ACE inhibitors, aspirin, & NSAIDs
Scleroderma is characterized by what 3 interrelated processes?
1) inflammation and autoimmunity;
2) vascular injury w/ eventual vascular obliteration;
3) fibrosis and accumulaiton of excess matrix in many organs & tissues
CREST syndrome a/w scleroderma
Calcinosis, Raynaud’s phenomenon, Esophageal hypo motility, Sclerodactyly, Telangiectasia
A connective tissue disorder d/t defects in large glycoprotein fibrillin-1 inherited as autosomal dominant . Pts have long tubular bones and an “Abe Lincoln” appearance
Marfan Syndrome
What is the main cause of all premature deaths in pts with Marfan syndrome?
Cardiovascular abnormalities
Management of anesthesia must consider the vulnerability of pts with polymyositis to _____
Pulmonary aspiration
Are NDNMBs and sux safe with polymyositis?

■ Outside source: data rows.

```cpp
extern "C" int mvoc_scale_f16(const void* x, void* out, int64_t n, double scale, void* stream) {
  MVOC_REQUIRE(x && out && n > 0, -1, "scale: bad args");
  hipStream_t s = (hipStream_t)stream;
  MvocProfScope prof(MVOC_FAM_MISC, s, 4.0 * n);
  hipLaunchKernelGGL(scale_kernel, dim3(nblk(n)), dim3(256), 0, s, (const half_t*)x, (half_t*)out, (long)n, (float)scale);
  return mvoc_check_launch("scale_kernel");
}

extern "C" int mvoc_conv1x1_small_f16(const void* x, const void* w, const void* bias, void* out, int64_t rows, int32_t cin,
                                      int32_t cout, void* stream) {
  MVOC_REQUIRE(x && w && out && rows > 0 && cin > 0 && cout > 0 && cin <= 64 && cout <= 64, -1, "conv1x1_small: bad args");
  hipStream_t s = (hipStream_t)stream;
  MvocProfScope prof(MVOC_FAM_MISC, s, 2.0 * rows * (cin + cout));
  hipLaunchKernelGGL(conv1x1_small_kernel, dim3(nblk(rows * cout)), dim3(256), 0, s, (const half_t*)x, (const half_t*)w,
                     (const half_t*)bias, (half_t*)out, (long)rows, cin, cout);
  return mvoc_check_launch("conv1x1_small_kernel");
}

extern "C" int mvoc_image_to_tokens_f16(const void* x, void* out, int32_t n, int32_t c, int32_t hw, void* stream) {
  MVOC_REQUIRE(x && out && n > 0 && c > 0 && hw > 0, -1, "image_to_tokens: bad args");
  hipStream_t s = (hipStream_t)stream;
  MvocProfScope prof(MVOC_FAM_MISC, s, 4.0 * n * c * hw);
  hipLaunchKernelGGL(image_to_tokens_kernel, dim3(nblk((long)n * c * hw)), dim3(256), 0, s, (const half_t*)x, (half_t*)out, n, c, hw);
  return mvoc_check_launch("image_to_tokens_kernel");
}

extern "C" int mvoc_tokens_to_image_f16(const void* x, void* out, int32_t n, int32_t c, int32_t hw, int32_t ld, void* stream) {
  MVOC_REQUIRE(x && out && n > 0 && c > 0 && hw > 0 && ld >= c, -1, "tokens_to_image: bad args");
  hipStream_t s = (hipStream_t)stream;
  MvocProfScope prof(MVOC_FAM_MISC, s, 4.0 * n * c * hw);
  hipLaunchKernelGGL(tokens_to_image_kernel, dim3(nblk((long)n * c * hw)), dim3(256), 0, s, (const half_t*)x, (half_t*)out, n, c, hw, ld);
  return mvoc_check_launch("tokens_to_image_kernel");
}

__global__ void resize8_pass_kernel(const uint8_t* __restrict__ in, uint8_t* __restrict__ out, const int* __restrict__ bounds,
                                    const int* __restrict__ kk, int ksize, long nimg, int olen, int other, long in_img, long out_img,
                                    long in_si, long in_so, long out_si, long out_so) {
  const long i = (long)blockIdx.x * blockDim.x + threadIdx.x;
  if (i >= nimg * olen * other) return;
  const int xx = (int)(i % olen);
  const long t = i / olen;
  const int o = (int)(t % other);
  const long img = t / other;
  const int xmin = bounds[2 * xx], n = bounds[2 * xx + 1];
  const uint8_t* src = in + img * in_img + (long)o * in_so + (long)xmin * in_si;
  int acc = 1 << 21;
  for (int x = 0; x < n; ++x) acc += (int)src[(long)x * in_si] * kk[xx * ksize + x];
  acc >>= 22;
  out[img * out_img + (long)o * out_so + (long)xx * out_si] = (uint8_t)(acc < 0 ? 0 : acc > 255 ? 255 : acc);
}
__global__ void mask_finish_kernel(const uint8_t* __restrict__ v, half_t* __restrict__ fl, uint8_t* __restrict__ bl, long n) {
  const long i = (long)blockIdx.x * blockDim.x + threadIdx.x;
  if (i >= n) return;
  const int x = v[i];
  fl[i] = (half_t)((float)x / 255.0f);
  bl[i] = x > 10 ? 1 : 0;
}

extern "C" int mvoc_mask_resize_u8(const void* in, void* tmp, void* out, int32_t n, int32_t H, int32_t W, int32_t h, int32_t w,
                                   const int32_t* bounds_h, const int32_t* kk_h, int32_t ksize_h, const int32_t* bounds_v,
                                   const int32_t* kk_v, int32_t ksize_v, void* stream) {
  MVOC_REQUIRE(in && tmp && out && bounds_h && kk_h && bounds_v && kk_v && n > 0 && H > 0 && W > 0 && h > 0 && w > 0, -1, "mask_resize: bad args");
  hipStream_t s = (hipStream_t)stream;
  MvocProfScope prof(MVOC_FAM_MISC, s, (double)n * H * W + 2.0 * n * H * w + (double)n * h * w);
  hipLaunchKernelGGL(resize8_pass_kernel, dim3(nblk((long)n * H * w)), dim3(256), 0, s, (const uint8_t*)in, (uint8_t*)tmp, bounds_h, kk_h,
                     ksize_h, (long)n, w, H, (long)H * W, (long)H * w, 1L, (long)W, 1L, (long)w);
  hipLaunchKernelGGL(resize8_pass_kernel, dim3(nblk((long)n * h * w)), dim3(256), 0, s, (const uint8_t*)tmp, (uint8_t*)out, bounds_v, kk_v,
                     ksize_v, (long)n, h, w, (long)H * w, (long)h * w, (long)w, 1L, (long)w, 1L);
  return mvoc_check_launch("resize8_pass_kernel");
}

extern "C" int mvoc_mask_finish(const void* v, void* float_mask, void* bool_mask, int64_t n, void* stream) {
  MVOC_REQUIRE(v && float_mask && bool_mask && n > 0, -1, "mask_finish: bad args");
  hipStream_t s = (hipStream_t)stream;
  MvocProfScope prof(MVOC_FAM_MISC, s, 4.0 * n);
  hipLaunchKernelGGL(mask_finish_kernel, dim3(nblk(n)), dim3(256), 0, s, (const uint8_t*)v, (half_t*)float_mask, (uint8_t*)bool_mask, (long)n);
  return mvoc_check_launch("mask_finish_kernel");
}

__global__ void permute_rows_kernel(const half_t* __restrict__ x, half_t* __restrict__ out, int d1, int d2, int d3, long s0, long s1,
                                    long s2, long s3, int c8n, long total) {
  const long i = (long)blockIdx.x * blockDim.x + threadIdx.x;
  if (i >= total) return;
  const int c8 = (int)(i % c8n);
  long r = i / c8n;
  const int i3 = (int)(r % d3); r /= d3;
  const int i2 = (int)(r % d2); r /= d2;
  const int i1 = (int)(r % d1);
  const long i0 = r / d1;
  const long src = i0 * s0 + i1 * s1 + i2 * s2 + i3 * s3;
  reinterpret_cast<half8_t*>(out)[i] = *reinterpret_cast<const half8_t*>(x + (src * c8n + c8) * 8);
}

extern "C" int mvoc_permute_rows_f16(const void* x, void* out, const int64_t* dims4, const int64_t* strides4, int32_t c, void* stream) {
  MVOC_REQUIRE(x && out && dims4 && strides4 && c > 0 && c % 8 == 0, -1, "permute_rows: bad args (c %% 8)");
  for (int k = 0; k < 4; ++k) MVOC_REQUIRE(dims4[k] > 0 && dims4[k] < (1 << 30), -1, "permute_rows: bad dim");
  const long total = (long)dims4[0] * dims4[1] * dims4[2] * dims4[3] * (c / 8);
  hipStream_t s = (hipStream_t)stream;
  MvocProfScope prof(MVOC_FAM_MISC, s, 32.0 * total);
  hipLaunchKernelGGL(permute_rows_kernel, dim3(nblk(total)), dim3(256), 0, s, (const half_t*)x, (half_t*)out, (int)dims4[1], (int)dims4[2],
                     (int)dims4[3], (long)strides4[0], (long)strides4[1], (long)strides4[2], (long)strides4[3], c / 8, total);
  return mvoc_check_launch("permute_rows_kernel");
}

extern "C" int mvoc_adaptive_avgpool_f16(const void* x, void* out, int32_t nimg, int32_t h, int32_t w, int32_t c,
                                         int32_t oh, int32_t ow, void* stream) {
  MVOC_REQUIRE(x && out && nimg > 0 && h > 0 && w > 0 && c > 0 && oh > 0 && ow > 0, -1, "avgpool: bad args");
  const long total = (long)nimg * oh * ow * c;
  hipStream_t s = (hipStream_t)stream;
  MvocProfScope prof(MVOC_FAM_MISC, s, 2.0 * ((double)nimg * h * w * c + total));
  hipLaunchKernelGGL(avgpool_kernel, dim3(nblk(total)), dim3(256), 0, s, (const half_t*)x, (half_t*)out, nimg, h, w, c, oh,
                     ow);
  return mvoc_check_launch("avgpool_kernel");
}

extern "C" int mvoc_ncfhw_to_tokens_f16(const void* x, void* out, int32_t b, int32_t c, int32_t f, int32_t hw, int32_t ldo,
                                        int32_t coff, void* stream) {
  MVOC_REQUIRE(x && out && b > 0 && c > 0 && f > 0 && hw > 0 && ldo >= coff + c, -1, "ncfhw_to_tokens: bad args");
  hipStream_t s = (hipStream_t)stream;
  MvocProfScope prof(MVOC_FAM_MISC, s, 4.0 * b * c * f * hw);
  hipLaunchKernelGGL(ncfhw_to_tokens_kernel, dim3(nblk((long)b * f * hw)), dim3(256), 0, s, (const half_t*)x,
                     (half_t*)out, b, c, f, hw, ldo, coff);
  return mvoc_check_launch("ncfhw_to_tokens_kernel");
}

extern "C" int mvoc_tokens_to_ncfhw_f16(const void* x, void* out, int32_t b, int32_t c, int32_t f, int32_t hw, int32_t ld,
                                        void* stream) {
  MVOC_REQUIRE(x && out && b > 0 && c > 0 && f > 0 && hw > 0 && ld >= c, -1, "tokens_to_ncfhw: bad args");
  hipStream_t s = (hipStream_t)stream;
  MvocProfScope prof(MVOC_FAM_MISC, s, 4.0 * b * c * f * hw);
  hipLaunchKernelGGL(tokens_to_ncfhw_kernel, dim3(nblk((long)b * c * f * hw)), dim3(256), 0, s, (const half_t*)x,
                     (half_t*)out, b, c, f, hw, ld);
  return mvoc_check_launch("tokens_to_ncfhw_kernel");
}

extern "C" int mvoc_temporal_encoder4_f16(const void* x, const void* params, void* out, int32_t b, int32_t f, int32_t hw,
                                          int32_t ldo, int32_t coff, void* stream) {
  MVOC_REQUIRE(x && params && out && b > 0 && f > 0 && hw > 0 && ldo >= coff + 4, -1, "temporal_encoder4: bad args");
  hipStream_t s = (hipStream_t)stream;
  MvocProfScope prof(MVOC_FAM_MISC, s, 16.0 * b * f * hw);
  hipLaunchKernelGGL(temporal_encoder4_kernel, dim3(nblk((long)b * f * hw)), dim3(256), 0, s, (const half_t*)x,
                     (const Enc4Params*)params, (half_t*)out, b, f, hw, ldo, coff);
  return mvoc_check_launch("temporal_encoder4_kernel");
}

extern "C" int mvoc_delay_us(int64_t us, void* stream) {
  MVOC_REQUIRE(us >= 0 && us <= 2000000, -1, "delay_us: out of range");
  hipLaunchKernelGGL(delay_kernel, dim3(1), dim3(64), 0, (hipStream_t)stream, (long)us * 100);
  return mvoc_check_launch("delay_kernel");
}
```

Measured before the change: 21.57.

Responses are normal, however w/ skeletal muscle weakness there is concern. Give half dose and check tiwtches before giving more
A group of hereditary diseases characterized by PAINLESS degeneration of muslce fibers
Muscular dystrophy
What age does duchenne muscular dystrophy become apparent?
2-5 yr old boys
Children with duchenne muscular dystrophy are typically confined to a wheelchair by ______
8-10
Intellectual disability is often present with which muscular disorder?
Duchenne muscular dystrophy
_________, __________, & ________ are not able to prevent or relieve skeletal muscle contraction with myotonic dystrophy
General anesthesia, regional anesthesia, & nueromuscular blockade
The inability of skeletal muscle to relax after voluntary contraction or stimulation results from _______? (Myotonic dystrophy)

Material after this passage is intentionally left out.